I actually don't have a recipe tonight. I just wanted to show you my new favourite thing. I had heard through the grapevine (well really, Michelle at work) that Sears was having a sale. But not just any sale, a sale on KITCHENAID mixers....

I've known about this sale since yesterday... which means that I resisted an entire 36 hours before I ended up making my way to Sears. I wandered their kitchen section and saw a kitchenaid ice cream maker - very nice, but not a mixer. I saw espresso machines (also very nice... also not the object of my affection)... and then I turned around and there they were... those beautiful kitchenaid mixers. The very appliance that I have been coveting for eons... my desire for one so great I was secretly envious of my friend Kailey (who's mother-in-law bought her one as a house warming gift)... and completely envious of any of my friends who were able to register for one on their wedding registries...
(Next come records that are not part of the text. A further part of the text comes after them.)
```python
def _dev(x, dtype=None) -> torch.Tensor:
    if isinstance(x, torch.Tensor):
        t = x if x.is_cuda else x.to(device())
    else:
        t = torch.from_numpy(np.ascontiguousarray(x)).to(device())
# ... 138 lines not shown
    ab = ops.nn_batched(a, b, ta, tb)
    ba = ops.nn_batched(b, a, tb, ta)
    return 0.5 * (float(ab.sum_d.item()) / a.shape[0] + float(ba.sum_d.item()) / b.shape[0])


def chamfer_pairs(pc1, R_pred, R_rel_gt):
    pc = _dev(pc1, torch.float32)
    Rp = np.asarray(R_pred, np.float64)
    Rr = np.asarray(R_rel_gt, np.float64)
    n1 = Rp.shape[0] - 1
    Tg = np.zeros((n1, 3, 4))
    Tp = np.zeros((n1, 3, 4))
    Tg[:, :, :3] = np.einsum("nji,njk->nik", Rr, Rp[:-1])
    Tp[:, :, :3] = np.transpose(Rp[1:], (0, 2, 1))
    tg, tp = _dev(Tg.reshape(n1, 12)), _dev(Tp.reshape(n1, 12))
    ab = ops.nn_batched(pc, pc, tp, tg)
    ba = ops.nn_batched(pc, pc, tg, tp)
    return 0.5 * (ab.sum_d + ba.sum_d) / pc.shape[0]


def choose_best(chamferdis):
    c = chamferdis.cpu().numpy() if isinstance(chamferdis, torch.Tensor) else np.asarray(chamferdis)
    i = int(np.argmin(c))
    return i, float(c[i])


def _eval(src, tgt, threshold, T):
    dev = src.device
    Tq = torch.from_numpy(np.ascontiguousarray(np.asarray(T, np.float64)[:3, :].reshape(1, 12))).to(dev)
    buf = torch.empty(18, dtype=torch.float64, device=dev)
    Nq, Nt = src.shape[0], tgt.shape[0]
    L = ops.lib()
    ws = ops.workspace(dev, L.isr_nn_batched_workspace_bytes(Nq, Nt, 1), "nn")
# ... 167 lines not shown
```

Baseline: 1095.

## Add neighbour-table self-NN path for chamfer between pose-transformed copies of one cloud

Adds a self-nearest-neighbour routine for chamfer between two rigidly transformed copies of the same cloud. It uses a cached per-cloud KNN table and squared radius to resolve most queries cheaply, and runs the exact grid/tile search only for unresolved queries through a device-side 'need' flag. The grid build and tile search kernels gain early-exit guards that read this flag. A Python gate routes to the new path only when most relative rotations are small. This adds KNN table construction, a cache keyed per cloud, and extra kernel launches, and correctness depends on the fallback resolving all misses.

```diff
diff --git a/imagesequenceregistrationfor6dposeestimationlabeling_amd/_capi.py b/imagesequenceregistrationfor6dposeestimationlabeling_amd/_capi.py
--- a/imagesequenceregistrationfor6dposeestimationlabeling_amd/_capi.py
+++ b/imagesequenceregistrationfor6dposeestimationlabeling_amd/_capi.py
@@ -169,6 +169,13 @@
     "isr_local_frames_host": (_i, [_vp, _i, _vp, _i, _i, _vp, _vp]),
 }
 
+NN_SELF_SIGNATURES = {
+    "isr_nn_self_batched_workspace_bytes": (_sz, [_i, _i, _i]),
+    "isr_nn_self_batched": (_i, [_vp, _i, _vp, _vp, _i, _vp, _vp, _i, _d, _vp, _vp, _vp, _vp, _vp, _vp, _vp, _sz, _vp]),
+    "isr_nn_self_search_host": (_i, [_vp, _i, _vp, _vp, _i, _vp, _vp, _i, _vp, _vp, _vp]),
+    "isr_nn_self_unresolved": (_i, [_vp, _sz, _i, _vp, _vp, _vp]),
+}
+
 _RAYS_SPEC = [_i, _vp, _vp, _vp, _vp, _i, _i, _i, _i, _i, _f, _f, _f, _f, _f, _f, _i, _u64]
 RAYS_SIGNATURES = {
     "isr_rays_workspace_bytes": (_sz, [_i, _i]),
@@ -265,7 +272,7 @@
                                **DENSITY_DIR_SIGNATURES, **RADIUS_SIGNATURES, **MC_SIGNATURES, **KNN_SIGNATURES,
                                **RAYS_SIGNATURES, **RADIANCE_SIGNATURES, **RESAMPLE_SIGNATURES,
                                **CONTRASTIVE_SIGNATURES, **FIELD_GRAD_SIGNATURES, **SAMPLE_GRAD_SIGNATURES,
-                               **EA_GRAD_SIGNATURES}.items():
+                               **EA_GRAD_SIGNATURES, **NN_SELF_SIGNATURES}.items():
         try:
             fn = getattr(L, name)
         except AttributeError as e:
diff --git a/imagesequenceregistrationfor6dposeestimationlabeling_amd/csrc/nn_batched.hip b/imagesequenceregistrationfor6dposeestimationlabeling_amd/csrc/nn_batched.hip
--- a/imagesequenceregistrationfor6dposeestimationlabeling_amd/csrc/nn_batched.hip
+++ b/imagesequenceregistrationfor6dposeestimationlabeling_amd/csrc/nn_batched.hip
@@ -1,4 +1,6 @@
 #include "isr_common.hpp"
+#include "nn_self.hpp"
+#include "../../include/isr_nn_self.h"
 
 #include <cstddef>
 #include <cstdlib>
@@ -924,6 +926,83 @@
   return ISR_OK;
 }
 
+namespace {
+NNPlan make_self_plan(int N, int B) {
+  NNPlan p = make_plan(N, N, B);
+  if (p.grid) p.grid = false;
+  p.nsplit = 1;
+  p.split_len = ((N + kTile - 1) / kTile) * kTile;
+  long bc = (long)(kPartBudget / ((size_t)N * 8));
+  p.bchunk = (int)(bc < 1 ? 1 : (bc > B ? B : (bc > 65535 ? 65535 : bc)));
+  return p;
+}
+}
+
+extern "C" size_t isr_nn_self_batched_workspace_bytes(int N, int K, int B) {
+  if (N <= 0 || B <= 0 || K < 1 || K > isr::nn_self::kMaxK || K > N) return 0;
+  const NNPlan p = make_self_plan(N, B);
+  size_t n = isr::nn_self::head_bytes(B);
+  n += isr::align_up((size_t)p.bchunk * N * sizeof(float), 256);
+  n += isr::align_up((size_t)p.bchunk * N * sizeof(int32_t), 256);
+  n += isr::align_up((size_t)B * p.fblocks * kNV * sizeof(double), 256);
+  n += tile_ws_bytes(N, N);
+  return n + 256;
+}
+
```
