@@ -918,9 +933,8 @@
     if (plan_launch(p, img, rp, nframes, adaptive)) return g.err_code;
     const bool want_img = tonemap && !g.opt_skip_tonemap;
     if (p.frame_ahead) return render_ahead(p, want_img);
-    const uint32_t group = p.fold_batch ? (uint32_t)g.opt_group_frames : (uint32_t)Context::GROUP;
-    for (uint32_t g0 = 0; g0 < nframes; g0 += group) {
-        const uint32_t n = nframes - g0 < group ? nframes - g0 : group;
+    for (uint32_t g0 = 0, n = 0; g0 < nframes; g0 += n) {
+        n = p.fold_batch ? fold_group_frames(p, nframes - g0) : (nframes - g0 < (uint32_t)Context::GROUP ? nframes - g0 : (uint32_t)Context::GROUP);
         const bool img_now = want_img && g0 + n >= nframes;
         if (p.fold_batch && n >= FOLD_MIN) {
             if (trace_fold(p, rp->frameNo + g0, n, img_now)) return g.err_code;
@@ -2338,7 +2352,8 @@
         g.opt_bound_cull = value; return 0;
     case SVR_OPT_FOLD: g.opt_fold = value ? 1 : 0; return 0;
     case SVR_OPT_GROUP_FRAMES:
-        if (value != 8 && value != 16 && value != 32 && value != 64) return fail(-6, "SVR_OPT_GROUP_FRAMES: bad value %d (8, 16, 32, 64)", value);
+        if (value != 8 && value != 16 && value != 32 && value != 64 && value != 128 && value != 256)
+            return fail(-6, "SVR_OPT_GROUP_FRAMES: bad value %d (8, 16, 32, 64, 128, 256)", value);
         g.opt_group_frames = value; return 0;
     case SVR_OPT_ROW_ORDER: g.opt_row_order = value ? 1 : 0; return 0;
     case SVR_OPT_FINE_MASK:
diff --git a/sunvolumerender_amd/csrc/svr_primary.hpp b/sunvolumerender_amd/csrc/svr_primary.hpp
--- a/sunvolumerender_amd/csrc/svr_primary.hpp
+++ b/sunvolumerender_amd/csrc/svr_primary.hpp
@@ -13,7 +13,7 @@
 
 template <int LAYOUT, bool COUNT, bool SKIP, bool SHARE = false, typename LDS>
 SVR_DEV bool trace_primary(const DevScene& s, const LDS& L_, uint32_t x, uint32_t y, uint32_t hashed, bool group_march, uint32_t P2,
-                           GroupMapShared* gslot, Cnt& c, Rng& rng, v3& L, v3& pt, v3& wo, float& val, const DevScene* scp = nullptr, uint32_t fg = 0u,
+                           GroupMapShared* gslot, Cnt& c, Rng& rng, v3& L, v3& pt, v3& wo, float& val, const DevScene* scp = nullptr,
                            uint32_t* march_did = nullptr)
 {
     const DevScene& sc = scp ? *scp : s;
@@ -37,7 +37,7 @@
         bool shared = false;
         if constexpr (SHARE && SVR_MARCH_BLOCK > 1) shared = P2 == 0u && sc.cam_pinhole != 0u;
         if (shared)
-            r = walk_setup_shared<COUNT, SKIP>(s, sc, L_, x, y, fg, orig, dir, false, tMin, tMax, t_occ, gslot, map, march_did);
+            r = walk_setup_shared<COUNT, SKIP>(s, sc, L_, x, y, orig, dir, false, tMin, tMax, t_occ, gslot, map, march_did);
         else
             r = walk_setup_group<COUNT, SKIP>(s, L_, P2, orig, dir, false, tMin, tMax, t_occ, map);
         t = r <= 0 ? -SVR_FLT_MAX
diff --git a/sunvolumerender_amd/csrc/svr_selftest.hip b/sunvolumerender_amd/csrc/svr_selftest.hip
--- a/sunvolumerender_amd/csrc/svr_selftest.hip
+++ b/sunvolumerender_amd/csrc/svr_selftest.hip
@@ -100,7 +100,7 @@
             float tMin, tMax, t_occ;
             GroupMap map;
             uint32_t did = MARCH_NONE;
-            const int r = walk_setup_shared<true, true>(s, s, lds, x, y, 0u, orig, dir, false, tMin, tMax, t_occ, gslot, map, &did);
+            const int r = walk_setup_shared<true, true>(s, s, lds, x, y, orig, dir, false, tMin, tMax, t_occ, gslot, map, &did);
             n_did[did]++;
             const float bmax = fmax_(__builtin_fabsf(dir.x * s.mc_scale[0]), fmax_(__builtin_fabsf(dir.y * s.mc_scale[1]), __builtin_fabsf(dir.z * s.mc_scale[2])));
             if (r >= 0) { n_hit++; if (map.valid) n_valid++; }
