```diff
diff --git a/nanorepeat_b200/engine.py b/nanorepeat_b200/engine.py
--- a/nanorepeat_b200/engine.py
+++ b/nanorepeat_b200/engine.py
@@ -30,7 +30,8 @@
     _fields_ = [("paired_cells", ctypes.c_int64), ("rest_cells", ctypes.c_int64), ("n_pairs", ctypes.c_int32),
                 ("n_rest", ctypes.c_int32), ("n_redo", ctypes.c_int32), ("reserved", ctypes.c_int32),
                 ("paired_ms", ctypes.c_float), ("rest_ms", ctypes.c_float), ("redo_ms", ctypes.c_float),
-                ("reserved2", ctypes.c_float), ("paired_useful_cells", ctypes.c_int64), ("rest_useful_cells", ctypes.c_int64)]
+                ("reserved2", ctypes.c_float), ("paired_useful_cells", ctypes.c_int64), ("rest_useful_cells", ctypes.c_int64),
+                ("planned_paired_cells", ctypes.c_int64), ("planned_paired_useful_cells", ctypes.c_int64)]
 
     def as_dict(self):
         return {n: getattr(self, n) for n, _ in self._fields_ if not n.startswith("reserved")}
```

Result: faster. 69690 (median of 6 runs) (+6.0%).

So upon seeing it I decided that tonight it was going to become mine. I was going to lift it off the shelf, walk over to the cash register and pay for it. I was then going to walk home with it - the entire 12 minute walk, its heavy weight tiring my arms. No complaints, a smile on my face the entire way. I'd already cleared room on my counter for it (although my roomie wasn't aware of this new arrival).

My new friend is licorice coloured - perfect since that's one of my absolute favourite flavours. I can't wait to test the 10 speeds and see if I can actually bake 4 and a half loaves of bread... I can not wait to whisk my first meringue in it. Sigh. Absolute bliss. And... ON SALE! I did good (yes, I am patting myself on the back...)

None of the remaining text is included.